------ ENTRIES SUPPLIED

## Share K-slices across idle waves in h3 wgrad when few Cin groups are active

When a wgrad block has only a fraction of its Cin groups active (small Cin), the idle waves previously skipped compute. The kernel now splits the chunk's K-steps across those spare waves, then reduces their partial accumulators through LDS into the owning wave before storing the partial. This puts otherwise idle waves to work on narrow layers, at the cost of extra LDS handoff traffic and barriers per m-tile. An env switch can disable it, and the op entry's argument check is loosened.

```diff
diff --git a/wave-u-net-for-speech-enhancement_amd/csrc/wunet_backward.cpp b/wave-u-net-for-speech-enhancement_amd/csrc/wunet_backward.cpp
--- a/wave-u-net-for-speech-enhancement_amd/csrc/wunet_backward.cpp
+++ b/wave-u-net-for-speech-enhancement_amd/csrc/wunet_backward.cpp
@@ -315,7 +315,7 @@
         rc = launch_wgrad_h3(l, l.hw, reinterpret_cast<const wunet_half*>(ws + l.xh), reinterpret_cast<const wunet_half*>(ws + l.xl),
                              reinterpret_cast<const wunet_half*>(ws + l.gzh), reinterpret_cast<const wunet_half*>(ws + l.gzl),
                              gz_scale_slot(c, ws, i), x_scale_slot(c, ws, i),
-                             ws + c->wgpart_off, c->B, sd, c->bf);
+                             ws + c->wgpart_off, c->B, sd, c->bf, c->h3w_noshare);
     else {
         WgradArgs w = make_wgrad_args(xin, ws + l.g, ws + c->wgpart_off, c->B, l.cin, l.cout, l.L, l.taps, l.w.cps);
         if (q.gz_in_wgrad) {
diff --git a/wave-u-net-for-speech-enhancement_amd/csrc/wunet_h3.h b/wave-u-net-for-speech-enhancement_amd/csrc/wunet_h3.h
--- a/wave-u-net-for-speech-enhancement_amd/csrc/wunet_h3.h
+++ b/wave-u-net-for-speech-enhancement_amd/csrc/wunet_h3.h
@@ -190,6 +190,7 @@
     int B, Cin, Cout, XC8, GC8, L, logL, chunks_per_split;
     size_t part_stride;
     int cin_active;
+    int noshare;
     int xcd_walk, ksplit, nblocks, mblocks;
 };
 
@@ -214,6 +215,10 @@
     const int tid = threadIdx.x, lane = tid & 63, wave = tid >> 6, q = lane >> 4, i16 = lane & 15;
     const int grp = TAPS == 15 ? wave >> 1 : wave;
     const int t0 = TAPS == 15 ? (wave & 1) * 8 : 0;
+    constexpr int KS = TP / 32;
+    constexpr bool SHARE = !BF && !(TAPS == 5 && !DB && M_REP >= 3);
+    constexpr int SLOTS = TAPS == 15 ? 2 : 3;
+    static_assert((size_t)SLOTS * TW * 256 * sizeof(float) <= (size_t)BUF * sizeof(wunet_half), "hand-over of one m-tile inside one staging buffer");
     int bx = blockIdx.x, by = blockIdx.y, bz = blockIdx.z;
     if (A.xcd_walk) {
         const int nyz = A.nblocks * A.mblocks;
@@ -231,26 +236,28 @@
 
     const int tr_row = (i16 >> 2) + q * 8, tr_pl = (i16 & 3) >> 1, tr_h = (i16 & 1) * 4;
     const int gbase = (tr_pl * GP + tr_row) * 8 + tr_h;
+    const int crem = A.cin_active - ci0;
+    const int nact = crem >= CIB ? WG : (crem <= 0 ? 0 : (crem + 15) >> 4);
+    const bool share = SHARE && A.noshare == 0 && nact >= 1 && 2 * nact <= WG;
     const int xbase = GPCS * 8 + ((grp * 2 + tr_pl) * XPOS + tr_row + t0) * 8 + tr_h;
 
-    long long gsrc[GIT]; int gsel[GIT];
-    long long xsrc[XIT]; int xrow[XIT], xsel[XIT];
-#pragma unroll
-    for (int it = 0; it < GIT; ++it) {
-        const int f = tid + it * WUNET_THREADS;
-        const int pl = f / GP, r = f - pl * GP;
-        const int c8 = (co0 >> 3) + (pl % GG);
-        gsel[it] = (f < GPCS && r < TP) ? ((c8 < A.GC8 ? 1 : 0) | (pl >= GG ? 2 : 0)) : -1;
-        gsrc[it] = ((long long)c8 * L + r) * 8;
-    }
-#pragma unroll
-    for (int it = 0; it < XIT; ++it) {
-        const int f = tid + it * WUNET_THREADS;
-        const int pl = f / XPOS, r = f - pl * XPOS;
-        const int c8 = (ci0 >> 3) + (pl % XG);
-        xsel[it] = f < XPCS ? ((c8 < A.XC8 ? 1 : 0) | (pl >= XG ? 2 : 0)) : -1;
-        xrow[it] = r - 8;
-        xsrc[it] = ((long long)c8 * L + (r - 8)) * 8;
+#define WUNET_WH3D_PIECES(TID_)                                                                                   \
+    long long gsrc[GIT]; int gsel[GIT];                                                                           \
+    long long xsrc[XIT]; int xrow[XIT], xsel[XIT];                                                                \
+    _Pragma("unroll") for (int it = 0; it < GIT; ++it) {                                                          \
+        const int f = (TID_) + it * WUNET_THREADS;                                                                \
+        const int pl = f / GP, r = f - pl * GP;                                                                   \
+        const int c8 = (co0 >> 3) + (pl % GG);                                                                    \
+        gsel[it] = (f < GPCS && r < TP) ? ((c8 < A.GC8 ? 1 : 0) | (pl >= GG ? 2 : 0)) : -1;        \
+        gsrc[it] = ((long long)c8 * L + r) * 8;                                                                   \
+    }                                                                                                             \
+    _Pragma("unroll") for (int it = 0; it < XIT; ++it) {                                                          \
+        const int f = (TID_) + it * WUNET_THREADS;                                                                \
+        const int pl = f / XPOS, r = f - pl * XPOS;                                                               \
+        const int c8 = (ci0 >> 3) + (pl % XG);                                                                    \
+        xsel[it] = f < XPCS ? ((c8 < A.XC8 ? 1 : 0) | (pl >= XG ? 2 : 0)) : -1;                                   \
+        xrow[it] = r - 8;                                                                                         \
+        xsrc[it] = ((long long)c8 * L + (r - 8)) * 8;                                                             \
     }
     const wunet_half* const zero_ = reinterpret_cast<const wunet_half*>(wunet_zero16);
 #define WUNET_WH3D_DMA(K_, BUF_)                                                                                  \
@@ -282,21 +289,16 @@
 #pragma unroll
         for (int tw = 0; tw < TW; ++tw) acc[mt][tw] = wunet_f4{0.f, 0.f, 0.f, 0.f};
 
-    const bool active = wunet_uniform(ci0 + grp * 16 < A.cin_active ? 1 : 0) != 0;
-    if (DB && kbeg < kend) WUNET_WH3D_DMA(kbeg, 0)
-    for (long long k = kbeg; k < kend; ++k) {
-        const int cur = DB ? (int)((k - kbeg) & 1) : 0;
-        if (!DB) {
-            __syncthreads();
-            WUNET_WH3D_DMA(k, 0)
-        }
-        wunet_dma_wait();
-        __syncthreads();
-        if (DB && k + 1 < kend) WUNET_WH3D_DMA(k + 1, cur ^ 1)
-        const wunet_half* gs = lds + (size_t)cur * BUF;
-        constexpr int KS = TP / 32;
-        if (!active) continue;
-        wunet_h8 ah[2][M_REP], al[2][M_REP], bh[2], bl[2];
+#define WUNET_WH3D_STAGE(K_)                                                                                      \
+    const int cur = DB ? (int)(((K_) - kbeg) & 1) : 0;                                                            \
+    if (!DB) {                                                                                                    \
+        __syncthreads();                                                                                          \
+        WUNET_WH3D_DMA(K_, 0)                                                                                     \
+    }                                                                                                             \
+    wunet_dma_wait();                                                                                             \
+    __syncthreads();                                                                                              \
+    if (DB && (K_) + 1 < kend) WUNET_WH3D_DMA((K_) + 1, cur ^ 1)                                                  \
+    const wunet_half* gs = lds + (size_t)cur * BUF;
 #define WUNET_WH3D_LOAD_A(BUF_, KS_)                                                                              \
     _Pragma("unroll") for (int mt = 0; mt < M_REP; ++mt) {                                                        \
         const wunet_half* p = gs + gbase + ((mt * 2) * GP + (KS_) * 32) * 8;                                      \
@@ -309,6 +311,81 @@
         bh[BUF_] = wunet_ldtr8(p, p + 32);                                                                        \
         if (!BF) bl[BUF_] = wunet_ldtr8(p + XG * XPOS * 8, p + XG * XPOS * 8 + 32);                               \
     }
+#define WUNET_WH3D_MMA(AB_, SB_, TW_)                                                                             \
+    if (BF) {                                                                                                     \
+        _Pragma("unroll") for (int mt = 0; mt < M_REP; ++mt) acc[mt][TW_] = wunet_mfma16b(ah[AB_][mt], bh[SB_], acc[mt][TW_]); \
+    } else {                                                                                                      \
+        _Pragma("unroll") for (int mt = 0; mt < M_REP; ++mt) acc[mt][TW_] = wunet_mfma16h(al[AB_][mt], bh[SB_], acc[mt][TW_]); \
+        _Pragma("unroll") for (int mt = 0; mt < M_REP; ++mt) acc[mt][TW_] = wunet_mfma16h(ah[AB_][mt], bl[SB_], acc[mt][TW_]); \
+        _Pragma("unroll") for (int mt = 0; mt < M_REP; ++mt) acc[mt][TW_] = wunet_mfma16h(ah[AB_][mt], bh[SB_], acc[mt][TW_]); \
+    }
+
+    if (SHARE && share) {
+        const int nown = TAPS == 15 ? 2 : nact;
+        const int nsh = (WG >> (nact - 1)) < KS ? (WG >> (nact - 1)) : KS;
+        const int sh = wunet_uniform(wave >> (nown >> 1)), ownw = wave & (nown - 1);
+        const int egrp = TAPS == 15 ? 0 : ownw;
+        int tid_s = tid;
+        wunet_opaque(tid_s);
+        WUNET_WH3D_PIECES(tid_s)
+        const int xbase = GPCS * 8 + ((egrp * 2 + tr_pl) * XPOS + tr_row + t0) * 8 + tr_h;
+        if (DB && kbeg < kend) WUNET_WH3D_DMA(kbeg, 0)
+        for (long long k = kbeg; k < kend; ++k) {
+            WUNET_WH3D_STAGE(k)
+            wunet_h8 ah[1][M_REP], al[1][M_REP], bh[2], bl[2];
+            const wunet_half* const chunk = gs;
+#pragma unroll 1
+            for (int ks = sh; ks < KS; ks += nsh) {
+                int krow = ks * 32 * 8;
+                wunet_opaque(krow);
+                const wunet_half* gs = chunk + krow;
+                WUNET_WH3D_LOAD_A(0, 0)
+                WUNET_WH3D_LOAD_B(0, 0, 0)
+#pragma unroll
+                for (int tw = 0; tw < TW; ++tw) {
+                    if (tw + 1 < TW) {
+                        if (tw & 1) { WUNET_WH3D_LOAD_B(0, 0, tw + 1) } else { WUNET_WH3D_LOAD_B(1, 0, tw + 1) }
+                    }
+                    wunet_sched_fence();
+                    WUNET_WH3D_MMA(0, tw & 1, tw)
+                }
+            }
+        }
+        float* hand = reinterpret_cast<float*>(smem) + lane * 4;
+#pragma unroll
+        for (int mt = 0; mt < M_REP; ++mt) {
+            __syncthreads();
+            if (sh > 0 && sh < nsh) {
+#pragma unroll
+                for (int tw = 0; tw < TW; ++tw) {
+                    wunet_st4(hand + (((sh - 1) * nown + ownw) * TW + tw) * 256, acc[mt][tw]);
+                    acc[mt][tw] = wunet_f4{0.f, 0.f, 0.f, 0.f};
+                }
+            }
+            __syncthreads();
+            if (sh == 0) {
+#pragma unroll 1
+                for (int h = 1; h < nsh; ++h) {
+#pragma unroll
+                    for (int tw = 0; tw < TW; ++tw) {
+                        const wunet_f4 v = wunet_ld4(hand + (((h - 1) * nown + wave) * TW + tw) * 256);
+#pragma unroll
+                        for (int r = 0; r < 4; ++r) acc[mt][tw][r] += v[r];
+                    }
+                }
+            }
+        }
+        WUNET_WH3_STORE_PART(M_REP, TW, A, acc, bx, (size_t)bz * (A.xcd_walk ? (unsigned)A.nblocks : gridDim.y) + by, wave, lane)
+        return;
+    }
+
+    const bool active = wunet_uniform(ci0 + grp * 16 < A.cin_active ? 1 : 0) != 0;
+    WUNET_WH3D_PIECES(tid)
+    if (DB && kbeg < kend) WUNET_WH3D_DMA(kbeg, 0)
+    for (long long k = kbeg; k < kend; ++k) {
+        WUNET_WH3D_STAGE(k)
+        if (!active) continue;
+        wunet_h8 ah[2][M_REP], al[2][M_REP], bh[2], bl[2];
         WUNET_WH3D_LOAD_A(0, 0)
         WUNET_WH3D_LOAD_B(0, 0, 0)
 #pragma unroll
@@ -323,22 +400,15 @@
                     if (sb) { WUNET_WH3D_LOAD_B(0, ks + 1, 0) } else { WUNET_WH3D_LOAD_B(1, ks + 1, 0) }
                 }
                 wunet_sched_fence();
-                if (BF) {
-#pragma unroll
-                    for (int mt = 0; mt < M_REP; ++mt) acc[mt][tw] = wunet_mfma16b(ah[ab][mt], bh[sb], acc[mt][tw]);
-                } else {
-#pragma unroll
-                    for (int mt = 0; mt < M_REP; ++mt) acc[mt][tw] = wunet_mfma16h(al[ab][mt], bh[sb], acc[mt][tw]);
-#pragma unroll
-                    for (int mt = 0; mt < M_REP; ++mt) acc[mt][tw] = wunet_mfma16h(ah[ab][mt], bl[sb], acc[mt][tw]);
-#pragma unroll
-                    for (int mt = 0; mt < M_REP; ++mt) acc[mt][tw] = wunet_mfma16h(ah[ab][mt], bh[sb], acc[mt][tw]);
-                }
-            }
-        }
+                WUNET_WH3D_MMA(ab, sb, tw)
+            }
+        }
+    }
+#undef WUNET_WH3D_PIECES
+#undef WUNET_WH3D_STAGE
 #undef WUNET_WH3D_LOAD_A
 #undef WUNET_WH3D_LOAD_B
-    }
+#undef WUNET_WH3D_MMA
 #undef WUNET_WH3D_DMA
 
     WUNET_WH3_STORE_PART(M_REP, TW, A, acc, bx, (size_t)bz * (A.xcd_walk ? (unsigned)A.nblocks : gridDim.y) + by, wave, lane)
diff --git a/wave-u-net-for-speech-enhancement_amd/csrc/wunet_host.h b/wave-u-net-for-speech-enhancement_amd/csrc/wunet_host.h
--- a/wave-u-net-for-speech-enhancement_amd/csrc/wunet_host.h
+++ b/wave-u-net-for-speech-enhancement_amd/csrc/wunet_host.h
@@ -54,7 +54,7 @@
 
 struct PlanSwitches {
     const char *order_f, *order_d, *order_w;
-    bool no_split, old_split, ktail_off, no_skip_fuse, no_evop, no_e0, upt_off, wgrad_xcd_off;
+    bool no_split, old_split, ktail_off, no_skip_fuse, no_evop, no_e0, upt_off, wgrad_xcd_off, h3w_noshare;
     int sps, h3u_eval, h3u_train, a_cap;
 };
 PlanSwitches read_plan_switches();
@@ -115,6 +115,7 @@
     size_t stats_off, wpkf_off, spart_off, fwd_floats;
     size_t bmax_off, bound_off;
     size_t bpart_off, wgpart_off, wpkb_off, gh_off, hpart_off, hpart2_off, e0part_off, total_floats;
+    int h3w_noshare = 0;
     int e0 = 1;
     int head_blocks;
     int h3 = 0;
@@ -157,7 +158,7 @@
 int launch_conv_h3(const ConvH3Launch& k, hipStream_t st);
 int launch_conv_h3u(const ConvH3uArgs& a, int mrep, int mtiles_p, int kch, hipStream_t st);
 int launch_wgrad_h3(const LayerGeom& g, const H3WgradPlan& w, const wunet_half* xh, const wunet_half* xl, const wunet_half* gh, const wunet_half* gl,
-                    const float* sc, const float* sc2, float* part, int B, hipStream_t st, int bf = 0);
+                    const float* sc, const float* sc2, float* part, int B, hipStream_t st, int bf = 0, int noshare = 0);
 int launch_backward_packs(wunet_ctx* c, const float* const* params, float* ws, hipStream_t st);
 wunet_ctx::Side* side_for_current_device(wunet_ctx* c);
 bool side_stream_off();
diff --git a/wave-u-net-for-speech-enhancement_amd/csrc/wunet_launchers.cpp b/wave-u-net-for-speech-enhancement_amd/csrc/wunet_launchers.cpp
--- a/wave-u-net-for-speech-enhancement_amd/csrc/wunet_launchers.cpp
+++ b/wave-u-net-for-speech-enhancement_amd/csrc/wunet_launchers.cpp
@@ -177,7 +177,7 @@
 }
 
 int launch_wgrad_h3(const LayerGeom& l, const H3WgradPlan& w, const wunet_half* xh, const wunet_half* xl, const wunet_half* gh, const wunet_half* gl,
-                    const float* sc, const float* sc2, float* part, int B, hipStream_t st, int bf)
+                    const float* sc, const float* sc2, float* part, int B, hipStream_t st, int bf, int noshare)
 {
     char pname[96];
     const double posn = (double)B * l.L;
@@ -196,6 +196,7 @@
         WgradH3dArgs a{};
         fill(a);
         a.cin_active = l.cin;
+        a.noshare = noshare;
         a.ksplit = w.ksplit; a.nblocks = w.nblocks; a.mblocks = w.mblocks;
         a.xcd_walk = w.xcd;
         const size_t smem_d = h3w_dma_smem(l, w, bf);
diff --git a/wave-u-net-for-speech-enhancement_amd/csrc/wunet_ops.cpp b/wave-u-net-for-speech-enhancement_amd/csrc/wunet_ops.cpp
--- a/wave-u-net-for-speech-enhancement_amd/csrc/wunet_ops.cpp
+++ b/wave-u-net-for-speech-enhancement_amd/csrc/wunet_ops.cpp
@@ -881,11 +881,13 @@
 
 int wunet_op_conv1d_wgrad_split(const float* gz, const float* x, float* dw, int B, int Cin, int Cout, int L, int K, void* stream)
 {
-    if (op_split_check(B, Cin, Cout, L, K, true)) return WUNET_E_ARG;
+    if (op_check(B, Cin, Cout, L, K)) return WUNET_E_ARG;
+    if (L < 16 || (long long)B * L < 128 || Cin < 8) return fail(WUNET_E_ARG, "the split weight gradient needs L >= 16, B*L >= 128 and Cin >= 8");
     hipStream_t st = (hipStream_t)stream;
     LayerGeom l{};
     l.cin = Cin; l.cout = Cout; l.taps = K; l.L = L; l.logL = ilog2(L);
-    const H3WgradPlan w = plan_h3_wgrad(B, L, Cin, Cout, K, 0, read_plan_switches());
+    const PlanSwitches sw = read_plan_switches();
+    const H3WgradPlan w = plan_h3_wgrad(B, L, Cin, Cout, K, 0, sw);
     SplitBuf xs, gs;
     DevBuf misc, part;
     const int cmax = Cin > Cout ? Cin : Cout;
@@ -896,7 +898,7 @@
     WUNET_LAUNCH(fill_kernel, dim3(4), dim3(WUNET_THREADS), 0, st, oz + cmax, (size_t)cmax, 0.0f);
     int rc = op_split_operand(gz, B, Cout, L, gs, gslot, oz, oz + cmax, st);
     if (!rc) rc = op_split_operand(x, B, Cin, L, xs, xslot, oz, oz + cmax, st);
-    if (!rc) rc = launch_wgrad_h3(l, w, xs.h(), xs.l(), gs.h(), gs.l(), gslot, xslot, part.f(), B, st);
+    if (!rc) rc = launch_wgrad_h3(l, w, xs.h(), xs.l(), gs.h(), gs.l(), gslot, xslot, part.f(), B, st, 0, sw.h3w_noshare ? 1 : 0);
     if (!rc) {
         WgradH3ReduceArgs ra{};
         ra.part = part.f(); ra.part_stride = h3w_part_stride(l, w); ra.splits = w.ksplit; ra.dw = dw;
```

------------

* [WHAT NEEDS TO BE DONE]:
Which lines of the data contain "krow"? Copy them all.

* [ANSWER FOR THIS EXERCISE]:
+                int krow = ks * 32 * 8;
+                wunet_opaque(krow);
+                const wunet_half* gs = chunk + krow;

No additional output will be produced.